How Using a Debt Relief Program Will Hurt Your Credit


Millions of Americans are drowning in credit card debt. Most consumers are looking for ways out of this debt. There are a number of options available for this purpose ranging from bankruptcy to debt settlement. You will find a number of commercials on the television and on the internet advertising several debt relief agencies. While these debt relief agencies can help you negotiate with your creditors to reduce your debt, this debt settlement will have a negative impact on your credit score.

Debt settlement:

Settlement of debt is a legal process through which you can settle credit card debt for an amount lower than the amount that you actually owe to a creditor.

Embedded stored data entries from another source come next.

@@ -216,7 +226,7 @@
     static_assert(G::NBYTES <= 192 && K <= 128 && P <= 64, "window too long for the 192-bit validity mask");
     (
         [&] {
-            const Mmh3Open open = PosOps<K, P, O>::template hash_open<PLAIN>(U, C, seed);
+            const Mmh3Open open = PosOps<K, P, O, LATE>::template hash_open<PLAIN>(U, C, seed);
             if constexpr (EARLY) {
                 if (!any_lane(early_may_keep(open, lim))) return;
             }
@@ -237,12 +247,12 @@
 
 template <int K, int P, bool EARLY = true, bool PLAIN = false, class Emit>
 SMG_HD void process_lane(const uint32_t* raw, uint64_t seed, uint64_t thr, Emit&& emit) {
-    process_window<K, P, EARLY, PLAIN, false>(raw, nullptr, false, seed, thr, static_cast<Emit&&>(emit),
+    process_window<K, P, EARLY, PLAIN, false, false>(raw, nullptr, false, seed, thr, static_cast<Emit&&>(emit),
                                               std::make_integer_sequence<int, P>{});
 }
-template <int K, int P, bool EARLY = true, bool PLAIN = false, class Emit>
+template <int K, int P, bool EARLY = true, bool PLAIN = false, bool LATE = false, class Emit>
 SMG_HD void process_lane_staged(const uint32_t* U, const uint32_t* C, bool dirty, uint64_t seed, uint64_t thr, Emit&& emit) {
-    process_window<K, P, EARLY, PLAIN, true>(U, C, dirty, seed, thr, static_cast<Emit&&>(emit), std::make_integer_sequence<int, P>{});
+    process_window<K, P, EARLY, PLAIN, true, LATE>(U, C, dirty, seed, thr, static_cast<Emit&&>(emit), std::make_integer_sequence<int, P>{});
 }
 
 
diff --git a/sourmash_amd/csrc/sketch_kernel.hpp b/sourmash_amd/csrc/sketch_kernel.hpp
--- a/sourmash_amd/csrc/sketch_kernel.hpp
+++ b/sourmash_amd/csrc/sketch_kernel.hpp
@@ -22,9 +22,27 @@
 #endif
 constexpr int SK_R_MAX = SMG_SK_R_MAX;
 static_assert(SK_R_MAX >= 1 && SK_R_MAX <= 3, "four rounds do not fit four workgroups per CU");
+constexpr bool sk_late_mask(int k) { return sk_staged(k) && k != 13; }
 constexpr bool sk_one_round(int k) { return k <= 17; }
-constexpr int sk_rounds_max(int k, bool dense) { return !dense && sk_staged(k) && !sk_one_round(k) ? SK_R_MAX : 1; }
-constexpr int sk_out_cap(int r_max) { return r_max >= 3 ? SK_OUT_CAP / 2 : SK_OUT_CAP; }
+constexpr bool sk_lane16_only(int k) { return (k >= 35 && k <= 40) || (k >= 53 && k <= 56); }
+#ifndef SMG_SK_LANE_POSITIONS
+#define SMG_SK_LANE_POSITIONS 32
+#endif
+constexpr int sk_lane_positions(int k, bool dense) {
+    return !dense && sk_staged(k) && !sk_one_round(k) && !sk_lane16_only(k) ? SMG_SK_LANE_POSITIONS : 16;
+}
+#ifndef SMG_SK_LANE32_R_MAX
+#define SMG_SK_LANE32_R_MAX 2
+#endif
+static_assert(SMG_SK_LANE32_R_MAX >= 1 && SMG_SK_LANE32_R_MAX <= 2, "three rounds of 8,192 positions do not fit four workgroups per CU");
+constexpr int sk_rounds_max(int k, bool dense) {
+    if (dense || !sk_staged(k) || sk_one_round(k)) return 1;
+    return sk_lane_positions(k, dense) == 32 ? SMG_SK_LANE32_R_MAX : SK_R_MAX;
+}
+constexpr int sk_out_cap(int r_max, int lane_positions = 16) {
+    const int tile = r_max * SK_BLOCK * lane_positions;
+    return tile >= 16384 ? SK_OUT_CAP / 4 : tile >= 12288 ? SK_OUT_CAP / 2 : SK_OUT_CAP;
+}
 #ifdef SMG_SK_STATIC_WALK
 constexpr bool sk_handout(int) { return false; }
 #else
@@ -41,8 +59,10 @@
     const uint8_t* __restrict__ seq, uint64_t len, uint64_t seed, uint64_t thr,
     uint64_t* __restrict__ out, unsigned long long* __restrict__ out_count, uint64_t out_cap,
     uint64_t n_tiles, uint32_t skip, uint32_t rounds, unsigned long long* __restrict__ tile_counter) {
-    constexpr int R_MAX = sk_rounds_max(K, DENSE), OUT_CAP = sk_out_cap(R_MAX);
-    using T = TileGeom<K, P, SK_BLOCK, R_MAX>;
+    static_assert(P == 16, "the kernel's name; the lane's positions are LP");
+    constexpr int LP = sk_lane_positions(K, DENSE);
+    constexpr int R_MAX = sk_rounds_max(K, DENSE), OUT_CAP = sk_out_cap(R_MAX, LP);
+    using T = TileGeom<K, LP, SK_BLOCK, R_MAX>;
     constexpr int WINDOW = T::WINDOW, LANE_RD = T::LANE_RD, IN_CHUNKS = T::IN_CHUNKS;
     constexpr bool STAGED = !DENSE && sk_staged(K);
     static_assert(R_MAX == 1 || STAGED, "only the staged form walks several rounds");
@@ -95,33 +115,33 @@
             if (handout && tid == 0) s_next = tile_from_ticket(gridDim.x, atomicAdd(tile_counter, 1ull));
         }
         uint32_t raw[LANE_RD];
-        if constexpr (R_MAX == 1) read_window<LANE_RD, P>(s_in, tid, raw);
+        if constexpr (R_MAX == 1) read_window<LANE_RD, LP>(s_in, tid, raw);
         auto emit = [&](int o, uint64_t h) {
             if constexpr (DENSE) {
-                const uint64_t pos = base + (uint64_t)tid * P + (uint64_t)o - skip;
+                const uint64_t pos = base + (uint64_t)tid * LP + (uint64_t)o - skip;
                 if (pos < out_cap) out[pos] = h;
             } else {
                 sink.append(h);
             }
         };
         if constexpr (STAGED) {
-            static_assert(!STAGED || P == 16, "the staged form reads whole 16-byte groups");
+            static_assert(!STAGED || LP == 16 || LP == 32, "the staged form reads whole 16-byte groups");
             uint32_t comp[LANE_RD];
             if constexpr (R_MAX == 1) {
-                read_window<LANE_RD, P>(s_comp, tid, comp);
+                read_window<LANE_RD, LP>(s_comp, tid, comp);
                 const bool dirty = __builtin_amdgcn_readfirstlane(s_dirty) != 0;
-                process_lane_staged<K, P, true, sk_plain_mul(K, false)>(raw, comp, dirty, seed, thr, emit);
+                process_lane_staged<K, LP, true, sk_plain_mul(K, false), sk_late_mask(K)>(raw, comp, dirty, seed, thr, emit);
             } else {
                 const bool dirty = __builtin_amdgcn_readfirstlane(s_dirty) != 0;
 #pragma unroll 1
                 for (uint32_t r = 0; r < n_rounds; ++r) {
-                    read_window<LANE_RD, P>(s_in, tid + (int)r * SK_BLOCK, raw);
-                    read_window<LANE_RD, P>(s_comp, tid + (int)r * SK_BLOCK, comp);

Debtors who have huge amount of debt and no possible means of paying them off use this method of repayment in order to avoid bankruptcy. Most creditors offer this option to those customers who are behind their payments and are close to bankruptcy. Creditors opt for this option because in case of chapter 7 bankruptcy are left with nothing but through a debt settlement they can get back a portion of their money.


Effect on Credit Score:

The credit score which is published by the credit reporting agencies like TransUnion, Experian and Equifax shows the way in which the consumer has been handling his financial obligations. A score which is lower than 300 is considered as a bad credit report. However, a score of 850 is considered exemplary. The payment history of the consumer fetches 35% of the scores in the credit rating. With this data in hand it will be easy to understand why a credit report showing a poor payment history and a debt settlement will have a damaging impact on the credit score.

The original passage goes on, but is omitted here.